[SUPPLIED DATA Boundary: Start]
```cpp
struct JobAddr {
  __amdgpu_buffer_rsrc_t rs;
  int voff, vtail;
  int nn, wide, nch;
};
__device__ __forceinline__ JobAddr job_addr(const Job &J, const int c, const int g) {
// ... 19 lines not shown
  if ((FAIR_EXP & 64) && !a.nn) return;
  if (!a.nn) {
    if (j == 12) F.w[j] = __builtin_bit_cast(f32x4, __builtin_amdgcn_raw_buffer_load_b128(a.rs, a.vtail, 0, 0));
    else F.w[j] = __builtin_bit_cast(f32x4, __builtin_amdgcn_raw_buffer_load_b128(a.rs, a.voff, 64 * j, 0));
  } else {
    const int v = (j == 12) ? a.vtail : a.voff;
    if (!a.wide) {
#pragma unroll
      for (int s = 0; s < 4; s++) F.w[j][s] = __builtin_bit_cast(float, __builtin_amdgcn_raw_buffer_load_b32(a.rs, v, (16 * j + s) * H * 4, 0));
    } else {
#pragma unroll
      for (int s = 0; s < 4; s++) F.w[j][s] = __builtin_bit_cast(float, __builtin_amdgcn_raw_buffer_load_b32(a.rs, v, (16 * j + s) * CAT * 4, 0));
    }
  }
}
template <int j>
__device__ __forceinline__ void mac_chunk(f32x4 &acc, const Frag &F, const f32x4 &xv) {
#pragma unroll
  for (int s = 0; s < 4; s++) {
    if (FAIR_EXP & 1) acc[s] += F.w[j][s] * xv[s];
    else acc = __builtin_amdgcn_mfma_f32_16x16x4f32(F.w[j][s], xv[s], acc, 0, 0, 0);
  }
}
template <int j>
__device__ __forceinline__ void slot_step(f32x4 &acc, const Frag &use, Frag &pre, const JobAddr &na, const int nch, const float *xrow,
                                          f32x4 &xv) {
  f32x4 xn = xv;
  if (!(FAIR_EXP & 4) && (j + 1 < 13 || (j + 1 < FCH && nch > 13))) xn = ld4(xrow + 16 * (j + 1));
  if (j < 13 || na.nch > 13) load_chunk<j>(pre, na);
  if (j < 13 || nch > 13) mac_chunk<j>(acc, use, xv);
  __builtin_amdgcn_sched_barrier(0);
  xv = xn;
}
__device__ __forceinline__ void slot_run(f32x4 &acc, const Frag &use, Frag &pre, const Job &cur, const Job &nxt, const float *X,
                                         const int ldx, const int c, const int g, const int gs) {
  const JobAddr na = job_addr(nxt, c, g);
  const float *xrow = X + c * ldx + 4 * (ldx == LDA ? gs : g);
  const int nch = cur.nch;
  f32x4 xv = (FAIR_EXP & 4) ? f32x4{1.f, 1.f, 1.f, 1.f} : ld4(xrow);
  __builtin_amdgcn_sched_barrier(0);
  slot_step<0>(acc, use, pre, na, nch, xrow, xv);
  slot_step<1>(acc, use, pre, na, nch, xrow, xv);
  slot_step<2>(acc, use, pre, na, nch, xrow, xv);
  slot_step<3>(acc, use, pre, na, nch, xrow, xv);
  slot_step<4>(acc, use, pre, na, nch, xrow, xv);
  slot_step<5>(acc, use, pre, na, nch, xrow, xv);
  slot_step<6>(acc, use, pre, na, nch, xrow, xv);
  slot_step<7>(acc, use, pre, na, nch, xrow, xv);
  slot_step<8>(acc, use, pre, na, nch, xrow, xv);
  slot_step<9>(acc, use, pre, na, nch, xrow, xv);
  slot_step<10>(acc, use, pre, na, nch, xrow, xv);
  slot_step<11>(acc, use, pre, na, nch, xrow, xv);
  slot_step<12>(acc, use, pre, na, nch, xrow, xv);
  if (nch > 13 || na.nch > 13) {
    slot_step<13>(acc, use, pre, na, nch, xrow, xv);
    slot_step<14>(acc, use, pre, na, nch, xrow, xv);
  }
}
__device__ __forceinline__ void load_job(Frag &F, const Job &J, const int c, const int g) {
  const JobAddr a = job_addr(J, c, g);
  load_chunk<0>(F, a); load_chunk<1>(F, a); load_chunk<2>(F, a); load_chunk<3>(F, a); load_chunk<4>(F, a); load_chunk<5>(F, a);
  load_chunk<6>(F, a); load_chunk<7>(F, a); load_chunk<8>(F, a); load_chunk<9>(F, a); load_chunk<10>(F, a); load_chunk<11>(F, a);
  load_chunk<12>(F, a);
  if (a.nch > 13) { load_chunk<13>(F, a); load_chunk<14>(F, a); }
}

template <bool TRAIN>
__global__ __launch_bounds__(NW * 64) void k_fair_chain(Args A) {
  __shared__ __attribute__((aligned(16))) float X0[R * LDX];
  __shared__ __attribute__((aligned(16))) float AB[3][R * LDA];
  __shared__ __attribute__((aligned(16))) float HD[R * LDH], DH[TRAIN ? R * LDH : 4];
  __shared__ float illp_s[TRAIN ? R : 1][BRL_NUM_ACTIONS], part_s[TRAIN ? R : 1][8];
  __shared__ float rs_red[NW], rs_stat[2];
  const int tid = (int)threadIdx.x, lane = tid & 63, c = lane & 15, g = lane >> 4;
  const int gs = g ^ ((0x78 >> (2 * (c >> 2))) & 3);
  const int sw4 = 4 * (gs - g);
  const int w = __builtin_amdgcn_readfirstlane(tid >> 6);
  const int64_t B = TRAIN ? A.P.B : A.nrows, row0 = (int64_t)blockIdx.x * R, nwg = gridDim.x;
  const int act = A.act;
  const Net &N = A.net;
  const Bufs &O = A.o;
  const int64_t BH = B * H;
  float *const a0 = AB[0], *const a1 = AB[1], *const a2 = AB[2];

  const bool hasA = w < 7, hasB = w < 6;
  const int tA = hasA ? 32 * w : 0, tB = hasB ? tA + 16 : tA;
  auto job_fwd = [&](const float *W, int ldw, int nch, bool B) { return Job{W, ldw, nch, 0, B ? tB : tA, H, (B ? hasB : hasA) ? 1 : 0}; };
  auto job_bwd = [&](const float *W, int ldw, bool B) { return Job{W, ldw, 13, 1, B ? tB : tA, H, (B ? hasB : hasA) ? 1 : 0}; };
  Frag FP, FQ;
  int stamp_i = 0;
  (void)stamp_i;
  FAIR_STAMP(stamp_i++);
  constexpr int XP = (R * (OBS / 4) + NW * 64 - 1) / (NW * 64);
  f32x4 xv[XP];
#pragma unroll
  for (int i = 0; i < XP; i++) {
    const int e = tid + i * NW * 64, ec = (e < R * (OBS / 4)) ? e : 0;
    const int r = ec / (OBS / 4), q = ec - r * (OBS / 4);
// ... 37 lines not shown
    q = wave_sum_f(q);
    __syncthreads();
    if (lane == 0) rs_red[w] = q;
    __syncthreads();
    if (tid == 0) {
      float t = 0.0f;
      for (int k = 0; k < NW; k++) t += rs_red[k];
      rs_stat[1] = 1.0f / (sqrtf(t / (float)B) + 1e-8f);
    }
    __syncthreads();
    adv_inv = rs_stat[1];
  }
  __syncthreads();
  FAIR_STAMP(stamp_i++);

  const int64_t grow = (row0 + c) * H;
  float *const sink = AB[0];
  auto gptr = [&](float *base, int col) { return (FAIR_EXP & 8) ? sink + c * LDA + (col % 200) : base + grow + col; };
  const f32x4 zero4 = f32x4{0.f, 0.f, 0.f, 0.f};
  auto gst = [&](float *p, const f32x4 &v) { if (TRAIN) st4(p, v); };

  auto slot = [&](Frag &use, Frag &pre, const Job &cur, const Job &nxt, const float *X, int ldx, f32x4 &acc, const float *e4) {
    const f32x4 e = ld4(e4);
    slot_run(acc, use, pre, cur, nxt, X, ldx, c, g, gs);
    return e;
  };
  struct E2 { f32x4 a, b; };
  auto slot2 = [&](Frag &use, Frag &pre, const Job &cur, const Job &nxt, const float *X, int ldx, f32x4 &acc, const float *e4a,
                   const float *e4b) {
    E2 e;
    e.a = ld4(e4a);
    e.b = ld4(e4b);
    slot_run(acc, use, pre, cur, nxt, X, ldx, c, g, gs);
    return e;
  };
  auto colc = [&](int n0) { const int col = n0 + 4 * g; return (col < H) ? col : H - 4; };
  auto phase200 = [&](Frag &F1, Frag &F2, const Job &jA, const Job &jB, const float *X, const Job &next, auto &&eptr, auto &&ep) {
    f32x4 acc = zero4;
    f32x4 e = slot(F1, F2, jA, jB, X, LDA, acc, eptr(jA.n0));
    ep(acc, e, jA.n0, hasA);
    acc = zero4;
    e = slot(F2, F1, jB, next, X, LDA, acc, eptr(jB.n0));
    ep(acc, e, jB.n0, hasB);
    __syncthreads();
    FAIR_STAMP(stamp_i++);
  };
  auto fwd_jobs = [&](int l, Job &jA, Job &jB) {
    jA = job_fwd(N.w[l], H, 13, false);
    jB = job_fwd(N.w[l], H, 13, true);
  };
  auto bwd_jobs = [&](int l, int ldw, Job &jA, Job &jB) {
    jA = job_bwd(N.w[l], ldw, false);
    jB = job_bwd(N.w[l], ldw, true);
  };

  {
    auto ep = [&](const f32x4 &acc, const f32x4 &bias, int n0, bool valid) {
      const int col = n0 + 4 * g;
      if (col < H && valid) {
        const f32x4 z = acc + bias, h = act4(z, act);
        st4(a0 + c * LDA + col + sw4, z);
        st4(a1 + c * LDA + col + sw4, h);
        gst(gptr(O.inp + 0 * BH, col), h);
      }
    };
    const Job jA0 = job_fwd(N.w[0], OBS, 15, false), jA1 = job_fwd(N.w[0] + 240, OBS, 15, false);
    const Job jB0 = job_fwd(N.w[0], OBS, 15, true), jB1 = job_fwd(N.w[0] + 240, OBS, 15, true);
    f32x4 acc = zero4;
    f32x4 e = slot(FP, FQ, jA0, jA1, X0, LDX, acc, N.b[0] + colc(tA));
    (void)slot(FQ, FP, jA1, jB0, X0 + 240, LDX, acc, N.b[0]);
    ep(acc, e, tA, hasA);
    acc = zero4;
    e = slot(FP, FQ, jB0, jB1, X0, LDX, acc, N.b[0] + colc(tB));
    (void)slot(FQ, FP, jB1, job_fwd(N.w[1], H, 13, false), X0 + 240, LDX, acc, N.b[0]);
    ep(acc, e, tB, hasB);
    __syncthreads();
    FAIR_STAMP(stamp_i++);
  }
  auto layer = [&](const float *in, float *out, int l, float *gout, const Job &next) {
    Job jA, jB;
    fwd_jobs(l, jA, jB);
    phase200(FP, FQ, jA, jB, in, next, [&](int n0) { return N.b[l] + colc(n0); },
             [&](const f32x4 &acc, const f32x4 &bias, int n0, bool valid) {
      const int col = n0 + 4 * g;
      if (col < H && valid) {
        const f32x4 h = act4(acc + bias, act);
        st4(out + c * LDA + col + sw4, h);
        gst(gptr(gout, col), h);
      }
    });
  };
  auto layer_res = [&](const float *in, float *res, int l, float *ggate, float *out, float *gout, bool act_out, const Job &next) {
    Job jA, jB;
    fwd_jobs(l, jA, jB);
    phase200(FP, FQ, jA, jB, in, next, [&](int n0) { return N.b[l] + colc(n0); },
             [&](const f32x4 &acc, const f32x4 &bias, int n0, bool valid) {
      const int col = n0 + 4 * g;
      if (col < H && valid) {
        const f32x4 h = act4(acc + bias, act);
        gst(gptr(ggate, col), h);
        const f32x4 x = h + ld4(res + c * LDA + col + sw4);
        st4(res + c * LDA + col + sw4, x);
        if (act_out) {
          const f32x4 gg = act4(x, act);
          st4(out + c * LDA + col + sw4, gg);
          gst(gptr(gout, col), gg);
        } else {
          gst(gptr(gout, col), x);
        }
      }
    });
  };
  auto first_fwd = [&](int l) { return job_fwd(N.w[l], H, 13, false); };
  layer(a1, a2, 1, O.inp + 1 * BH, first_fwd(2));
  layer_res(a2, a0, 2, O.gates + 0 * BH, a1, O.inp + 2 * BH, true, first_fwd(3));
  layer(a1, a2, 3, O.inp + 3 * BH, first_fwd(4));
  layer_res(a2, a0, 4, O.gates + 1 * BH, nullptr, O.inp + 4 * BH, false, first_fwd(5));
  {
    Job jA, jB;
    fwd_jobs(5, jA, jB);
    phase200(FP, FQ, jA, jB, a0, job_fwd(N.w[6], CAT, 13, false), [&](int n0) { return N.b[5] + colc(n0); },
             [&](const f32x4 &acc, const f32x4 &bias, int n0, bool valid) {
      const int col = n0 + 4 * g;
      if (col < H && valid) {
        const f32x4 z = acc + bias;
        st4(a1 + c * LDA + col + sw4, z);
        gst(O.cat6 + (row0 + c) * CAT + col, z);
      }
    });
  }
  {
    auto ep = [&](const f32x4 &acc, const f32x4 &bias, int n0, bool valid) {
      const int col = n0 + 4 * g;
      if (col < H && valid) {
        const f32x4 z = acc + bias, h = act4(z, act);
        st4(a0 + c * LDA + col + sw4, z);
        st4(a2 + c * LDA + col + sw4, h);
        gst(gptr(O.inp + 5 * BH, col), h);
      }
    };
    const float *W6 = N.w[6];
    const Job jA0 = job_fwd(W6, CAT, 13, false), jA1 = job_fwd(W6 + H, CAT, 15, false), jA2 = job_fwd(W6 + H + 240, CAT, 15, false);
    const Job jB0 = job_fwd(W6, CAT, 13, true), jB1 = job_fwd(W6 + H, CAT, 15, true), jB2 = job_fwd(W6 + H + 240, CAT, 15, true);
    f32x4 acc = zero4;
    f32x4 e = slot(FP, FQ, jA0, jA1, a1, LDA, acc, N.b[6] + colc(tA));
    (void)slot(FQ, FP, jA1, jA2, X0, LDX, acc, N.b[6]);
    (void)slot(FP, FQ, jA2, jB0, X0 + 240, LDX, acc, N.b[6]);
    ep(acc, e, tA, hasA);
    acc = zero4;
    e = slot(FQ, FP, jB0, jB1, a1, LDA, acc, N.b[6] + colc(tB));
    (void)slot(FP, FQ, jB1, jB2, X0, LDX, acc, N.b[6]);
    (void)slot(FQ, FP, jB2, first_fwd(7), X0 + 240, LDX, acc, N.b[6]);
    ep(acc, e, tB, hasB);
    __syncthreads();
    FAIR_STAMP(stamp_i++);
  }
  layer(a2, a1, 7, O.inp + 6 * BH, first_fwd(8));
  layer_res(a1, a0, 8, O.gates + 2 * BH, a2, O.inp + 7 * BH, true, first_fwd(9));
  layer(a2, a1, 9, O.inp + 8 * BH, first_fwd(10));
  const Job jheads = Job{N.wh, H, 13, 0, 16 * ((w < 3) ? w : 2), HD_NOUT, (w < 3) ? 1 : 0};
  PpoSampleIn smp[2];
  if (TRAIN) {
    smp[0] = ppo_sample_load(A.P, row0 + 2 * w, true, lane);
    smp[1] = ppo_sample_load(A.P, row0 + 2 * w + 1, true, lane);
  }
  layer_res(a1, a0, 10, O.gates + 3 * BH, nullptr, O.x4, false, jheads);
  {
    Job bA, bB;
    bwd_jobs(10, H, bA, bB);
    (void)bB;
    if (!TRAIN) bA.real = 0;
    f32x4 acc = zero4;
    (void)slot(FP, FQ, jheads, bA, a0, LDA, acc, N.b[0]);
    if (w < 3) {
      const int col = 16 * w + 4 * g;
#pragma unroll
      for (int i = 0; i < 4; i++)
        if (col + i < HD_NOUT) HD[c * LDH + col + i] = acc[i] + N.bh[col + i];
    }
    __syncthreads();
    FAIR_STAMP(stamp_i++);
  }

  if (!TRAIN) {
    for (int e = tid; e < R * HD_NOUT; e += NW * 64) {
      const int r = e / HD_NOUT, n = e - r * HD_NOUT;
      if (row0 + r < B) {
        if (n < BRL_NUM_ACTIONS) A.logits_out[(row0 + r) * BRL_NUM_ACTIONS + n] = HD[r * LDH + n];
        else A.value_out[row0 + r] = HD[r * LDH + n];
      }
    }
    return;
  }

  f32x4 hw_[2][3], hg_[2];
  {
    const float *g3 = O.gates + 3 * BH;
#pragma unroll
    for (int i = 0; i < 2; i++) {
      const int t = (w + 8 * i < NT) ? w + 8 * i : w, n = (16 * t + c < H) ? 16 * t + c : H - 1;
#pragma unroll
      for (int j = 0; j < 3; j++) {
#pragma unroll
        for (int q = 0; q < 4; q++) {
          const int k = 16 * j + 4 * g + q;
          hw_[i][j][q] = N.wh[(int64_t)((k < HD_NOUT) ? k : HD_NOUT - 1) * H + n];
        }
      }
      hg_[i] = ld4(g3 + grow + colc(16 * t));
    }
  }

  {
    PpoArgs P = A.P;
    P.dlogits = DH; P.dls = LDH; P.dvalue = DH + BRL_NUM_ACTIONS; P.dvs = LDH; P.illp = &illp_s[0][0];
#pragma unroll
    for (int i = 0; i < 2; i++) {
      const int r = 2 * w + i;
      const PpoSampleIn S = smp[i];
      const float lg = (lane < HD_NOUT) ? HD[r * LDH + lane] : 0.0f;
      const float v = HD[r * LDH + BRL_NUM_ACTIONS];
      const float adv = A.reward_scaling ? (S.gae - adv_mean) * adv_inv : S.gae;
      float st[5], ill;
      ppo_loss_sample(P, S, r, true, lane, lg, v, adv, st, ill);
      if (lane == 0) {
#pragma unroll
        for (int k = 0; k < 8; k++) part_s[r][k] = (k < 5) ? st[k] : 0.0f;
      }
    }
  }
  __syncthreads();
  FAIR_STAMP(stamp_i++);
  if (tid < 8) {
// ... 10 lines not shown
      O.gram_partials[(int64_t)blockIdx.x * HD_GRAM + e] = s;
    }
  }
  for (int e = tid; e < R * 40; e += NW * 64) {
    const int r = e / 40, n = e - r * 40;
    O.dheads[(row0 + r) * 40 + n] = DH[r * LDH + n];
  }
  float *const tiles_wg = O.tiles + (int64_t)blockIdx.x * H;
  const int64_t tstride = nwg * H;
  if (tid < HD_NOUT) {
    float s = 0.0f;
    for (int r = 0; r < R; r++) s += DH[r * LDH + tid];
    O.tiles[11 * tstride + (int64_t)blockIdx.x * HD_NOUT + tid] = s;
  }

  auto colsum = [&](f32x4 v, int col, int l) {
    const f32x4 s = row16_sum4(v);
    if (c == 0 && col < H) st4(tiles_wg + l * tstride + col, s);
  };
  struct Then { const float *gate2; float *dst2, *gout2; int lsum2; };
  auto then_step = [&](const f32x4 &dx, const f32x4 &g2, int col, bool valid, const Then &T) {
    f32x4 v = zero4;
    if (col < H && valid) {
      v = (T.gate2 != nullptr) ? dact4(dx, g2, act) : dx;
      if (T.dst2 != nullptr) st4(T.dst2 + c * LDA + col + sw4, v);
      st4(gptr(T.gout2, col), v);
    }
    if (valid) colsum(v, col, T.lsum2);
  };
  {
    const Then T{O.gates + 3 * BH, a1, O.dzs + 8 * BH, 10};
#pragma unroll
    for (int i = 0; i < 2; i++) {
      const bool valid = w + 8 * i < NT;
      const int t = valid ? w + 8 * i : w, col = 16 * t + 4 * g;
      f32x4 acc = zero4;
#pragma unroll
      for (int j = 0; j < 3; j++) {
        const f32x4 xv = ld4(DH + c * LDH + 16 * j + 4 * g);
#pragma unroll
        for (int q = 0; q < 4; q++) acc = __builtin_amdgcn_mfma_f32_16x16x4f32(hw_[i][j][q], xv[q], acc, 0, 0, 0);
      }
      if (col < H && valid) st4(a0 + c * LDA + col + sw4, acc);
      then_step(acc, hg_[i], col, valid, T);
    }
    __syncthreads();
    FAIR_STAMP(stamp_i++);
  }
  auto back = [&](const float *src, float *dst, int l, int ldw, const float *ggate, float *gout, int lsum, bool accumulate,
                  const Job &next, const Then *T) {
    Job jA, jB;
    bwd_jobs(l, ldw, jA, jB);
    const float *gbase = (ggate != nullptr) ? ggate : O.inp;
    const float *g2base = (T != nullptr && T->gate2 != nullptr) ? T->gate2 : O.inp;
    auto ep = [&](const f32x4 &acc, const E2 &e, int n0, bool valid) {
      const int col = n0 + 4 * g;
      f32x4 v = zero4;
      if (col < H && valid) {
        v = acc;
        if (ggate != nullptr) v = dact4(v, e.a, act);
        if (accumulate) v += ld4(dst + c * LDA + col + sw4);
        st4(dst + c * LDA + col + sw4, v);
        if (gout != nullptr) st4(gptr(gout, col), v);
      }
      if (lsum >= 0 && valid) colsum(v, col, lsum);
      if (T != nullptr) then_step(v, e.b, col, valid, *T);
    };
    f32x4 acc = zero4;
    E2 e = slot2(FQ, FP, jA, jB, src, LDA, acc, gbase + grow + colc(jA.n0), g2base + grow + colc(jA.n0));
    ep(acc, e, jA.n0, hasA);
    acc = zero4;
    e = slot2(FP, FQ, jB, next, src, LDA, acc, gbase + grow + colc(jB.n0), g2base + grow + colc(jB.n0));
    ep(acc, e, jB.n0, hasB);
    __syncthreads();
    FAIR_STAMP(stamp_i++);
  };
  auto first_bwd = [&](int l, int ldw) { return job_bwd(N.w[l], ldw, false); };
  auto block = [&](int lb, int la, int ia, const float *ga, const float *gin, const Job &next, const Then &T, float *zb, float *za) {
    back(zb, za, lb, H, ga, O.dzs + (int64_t)ia * BH, la, false, first_bwd(la, H), nullptr);
    back(za, a0, la, H, gin, nullptr, -1, true, next, &T);
  };
  const Then T8{O.gates + 2 * BH, a1, O.dzs + 6 * BH, 8}, T6{nullptr, nullptr, O.dz6, 6}, T4{O.gates + 1 * BH, a2, O.dzs + 3 * BH, 4},
      T2{O.gates + 0 * BH, a2, O.dzs + 1 * BH, 2}, T0{nullptr, nullptr, O.dz0, 0};
  block(10, 9, 7, O.inp + 8 * BH, O.inp + 7 * BH, first_bwd(8, H), T8, a1, a2);
  block(8, 7, 5, O.inp + 6 * BH, O.inp + 5 * BH, first_bwd(6, CAT), T6, a1, a2);
  back(a0, a1, 6, CAT, nullptr, O.dzs + 4 * BH, 5, false, first_bwd(5, H), nullptr);
  back(a1, a0, 5, H, nullptr, nullptr, -1, false, first_bwd(4, H), &T4);
// ... 5 lines not shown
```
[SUPPLIED DATA Boundary: End]
**TASK DIRECTIONS**
Among the lines of the records, copy out each one that contains the word "struct".

**ANSWER SECTION**
struct JobAddr {
  struct E2 { f32x4 a, b; };
  struct Then { const float *gate2; float *dst2, *gout2; int lsum2; };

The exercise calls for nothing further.